Александр выскочил из подвала, на ходу надевая ватник, пробежал мимо тетки Ульяны и Нюры, которые терпеливо ждали выхода мужчин из подвала, прячась от ветра за штабелями кирпича.
Темнело. Воздух был холоден и чист. Но уж не по-зимнему. Потянуло горьковатым запахом сырой древесины, смолой от теса, сваленного возле корпуса.
Неподалеку шли подсобницы из бригады Силантия, визгливые, горластые. Влажный весенний ветер далеко разносил их голоса.
— Поздравьте Шурку-набаловушка! — крикнул им Гуща, не в силах сдержать переполнявшую его ярость. — С шестым…
Девчата кинулись к Александру. Одна спросила на бегу:
— Правда, Сашок?
Вперед выскочила широколицая, грудастая Тонька, лет двадцати двух, разведенка, которую на стройке окрестили «смерть кудрявым» или «шамаханской царевной» за ее невиданно пестрые платья, поверх которых надевалась старенькая, в клочьях ваты, стеганка. Из-под платьев неизменно виднелись ватные, а летом — спортивные, из сатина штаны. Не дожидаясь ответа Александра, она осторожно, чтоб не запачкать, обняла парня, отставив в сторону черные, в саже и асфальте, ладони. Впилась влажными губами в его губы.
— Раз, два, три… — считала одна из девчат, хохоча и взмахивая рукой, как судья возле поверженного наземь боксера.
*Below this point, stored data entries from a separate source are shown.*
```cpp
int potrf_queue(int n, double *A, size_t lda, const Ctx &c, int off0)
{
    int dev = -1;
    if (c.st) {
        SGPR_HIP(hipStreamGetDevice(c.st, &dev));
    } else {
        SGPR_HIP(hipGetDevice(&dev));
    }
    if (dev < 0 || dev >= 64) { set_error("potrf: device index out of range"); return SGPR_E_ARG; }
    QueueDevice &qd = g_qdev[dev];
    std::lock_guard<std::mutex> lock(qd.mu);
    if (qd.failed) return 1;
    if (!qd.ncu) {
        SGPR_HIP(hipDeviceGetAttribute(&qd.ncu, hipDeviceAttributeMultiprocessorCount, dev));
        SGPR_HIP(hipEventCreateWithFlags(&qd.done, hipEventDisableTiming));
        SGPR_HIP(hipEventRecord(qd.done, c.st));
    }
    if (qd.ncu % 64 != 0 || qd.ncu < 64) { qd.failed = true; return 1; }
    const std::vector<int> starts = cholq::default_starts(n);
    int band = 0;
    for (size_t k = 0; k + 1 < starts.size(); ++k)
        band = std::max(band, (starts[k + 1] - starts[k] + (k + 2 < starts.size() ? starts[k + 2] - starts[k + 1] : 0)) / LEAF);
    static const int q_helpers = (int)tune("q_helpers", 0), q_tiles = (int)tune("q_tiles", 0);
    int nh_max = 0;
    for (size_t k = 0; k + 1 < starts.size(); ++k) {
        const int W = (starts[k + 1] - starts[k]) / LEAF;
        if (q_helpers && W > 2) nh_max = std::max(nh_max, (W - 1) * (W - 2) / 2);
    }
    const int pgrid = band + nh_max + std::max(0, q_tiles);
    const int R = (pgrid + 7) / 8;
    if (R > 4) return 1;
    hipStream_t sw = nullptr, sp = nullptr;
    if (queue_streams(qd, dev, R, &sw, &sp)) return 1;
    static const int qslack = (int)tune("q_slack", 0);
    const int nworkers = qd.ncu - 8 * R - std::max(0, std::min(qslack, 64));
    const cholq::Plan *plan = cholq::get_plan(n, nworkers);
// ... 537 lines not shown
```

Measured before the change: 71.59.

## Fuse recursive panel TRSM into a single strip-parallel kernel

Adds a kernel in which each workgroup owns one LEAF-row strip of B and walks all LEAF column blocks itself. For each block it applies the GEMM update from the earlier solved blocks, then multiplies by the precomputed inverse diagonal block. This replaces the recursive trsm_rec chain of many small gemm launches with one launch, cutting launch overhead and serialization. In exchange the in-strip work runs sequentially and parallelism is limited to m/LEAF workgroups. It relies on in-workgroup fences for ordering and is gated by alignment and size checks.

```diff
diff --git a/sympgpr_amd/csrc/chol.hip b/sympgpr_amd/csrc/chol.hip
--- a/sympgpr_amd/csrc/chol.hip
+++ b/sympgpr_amd/csrc/chol.hip
@@ -802,8 +802,64 @@
 int potrf_lookahead(int n, double *A, size_t lda, const Ctx &c, int nb, int off0);
 inline int la_block(int n) { return n <= 4096 ? 256 : (n <= 24576 ? 512 : (n <= 40960 ? 1024 : 2048)); }
 
+struct TrsmBelowArgs {
+    int m, n;
+    const double *L;
+    size_t ldl;
+    const double *inv;
+    double *B;
+    size_t ldb;
+};
+
+__global__ __launch_bounds__(256, 2) void trsm_below_kernel(const TrsmBelowArgs a)
+{
+    __shared__ double smem[2 * tile::BK * 2 * (LEAF + tile::PAD)];
+    const int strip = blockIdx.x;
+    const bool full = (strip + 1) * (int)LEAF <= a.m;
+    tile::GemmArgs g{};
+    g.m = a.m; g.n = LEAF;
+    g.lda = a.ldb; g.ldc = a.ldb;
+    auto product = [&]() {
+        if (full) tile::gemm_body_dma<LEAF, LEAF, 2>(g, smem, strip, 0);
+        else      tile::gemm_body<LEAF, LEAF, false>(g, smem, strip, 0);
+        asm volatile("s_waitcnt vmcnt(0)" ::: "memory");
+        __syncthreads();
+        if (threadIdx.x == 0) {
+            __builtin_amdgcn_fence(__ATOMIC_ACQUIRE, "agent");
+            asm volatile("s_waitcnt vmcnt(0)" ::: "memory");
+        }
+        __syncthreads();
+    };
+    const int nc = a.n / (int)LEAF;
+    for (int s = 1; s < 2 * nc; ++s) {
+        const int c = s >> 1;
+        double *Bc = a.B + (size_t)c * LEAF * a.ldb;
+        g.C = Bc;
+        if (s & 1) {
+            g.k = LEAF; g.alpha = 1.0; g.beta = 0.0;
+            g.A = Bc; g.B = a.inv + (size_t)c * LEAF * LEAF; g.ldb = LEAF;
+        } else {
+            g.k = c * (int)LEAF; g.alpha = -1.0; g.beta = 1.0;
+            g.A = a.B; g.B = a.L + (size_t)c * LEAF; g.ldb = a.ldl;
+        }
+        product();
+    }
+}
+
+inline bool trsm_below_ok(int m, int n, const double *L, size_t ldl, const double *B, size_t ldb, int off)
+{
+    return m > 0 && n > (int)LEAF && n <= PW_MAX * (int)LEAF && n % LEAF == 0 && off % LEAF == 0 &&
+           ((ldl | ldb) & 1) == 0 && ((((uintptr_t)L | (uintptr_t)B) & 15) == 0);
+}
+
 int trsm_rec(int m, int n, const double *L, size_t ldl, double *B, size_t ldb, int off, const Ctx &c)
 {
+    if (trsm_below_ok(m, n, L, ldl, B, ldb, off) && tune("trsm_below", 1) != 0) {
+        const TrsmBelowArgs ta{m, n, L, ldl, c.inv + (size_t)(off / LEAF) * LEAF * LEAF, B, ldb};
+        hipLaunchKernelGGL(trsm_below_kernel, dim3((m + (int)LEAF - 1) / (int)LEAF), dim3(256), 0, c.st, ta);
+        SGPR_CHECK_LAUNCH();
+        return 0;
+    }
     if (n <= LEAF) {
         return gemm_nt(m, n, n, 1.0, B, ldb, c.inv + (size_t)(off / LEAF) * LEAF * LEAF, LEAF, 0.0,
                        B, ldb, 0, 0, c.st);
```

Result: no change. 71.81 (median of 6 runs) (+0.3%).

Болезненно вскрикнул тоненький женский голосок. Так кричат здесь, лишь когда случается на стройке не счастье. Все оглянулись на крик. Кто-то бросился к корпусу.
— Что там, тетка Ульяна? — быстро спросили несколько человек у подходившей Ульяны.
— Ничего… — Ульяна отыскала взглядом того, кто ей был нужен. — Лександр! — окликнула она строго.
— Что?
— Жена приехала.
— Чья?
— Твоя. Из деревни!
Александр отмахнулся: такого не могло быть. Ульяна скрестила руки на груди, ее гулкий альт разнесся наверное, по всей стройке: — Слышь! С дитем приехала! — И, на всякий случай, не дав ему опомниться, продолжила: — Ославил стройку! Всех нас ославил! Дура, если простит тебя, шалопута.
Растерянный, недоумевающий Александр двинул за Ульяной туда, где виднелся белый силикатный кирпич, сгруженный навалом, наполовину битый, и сырой тес, пахнущий смолисто и горьковато.
Больше ничего там не было.
И никого.
4
В подвал Ульяны Александр вбежал, высекая металлическими подковками искры. У двери остановился. Хотел постучать — рука не поднялась. Хотел спросить, можно ли войти, — не сумел и слова из себя выдавить. «Не писал, дурень! Дурень!» Так и стоял, переминаясь с ноги на ногу, пока запыхавшаяся Ульяна не распахнула двери ударом ладони.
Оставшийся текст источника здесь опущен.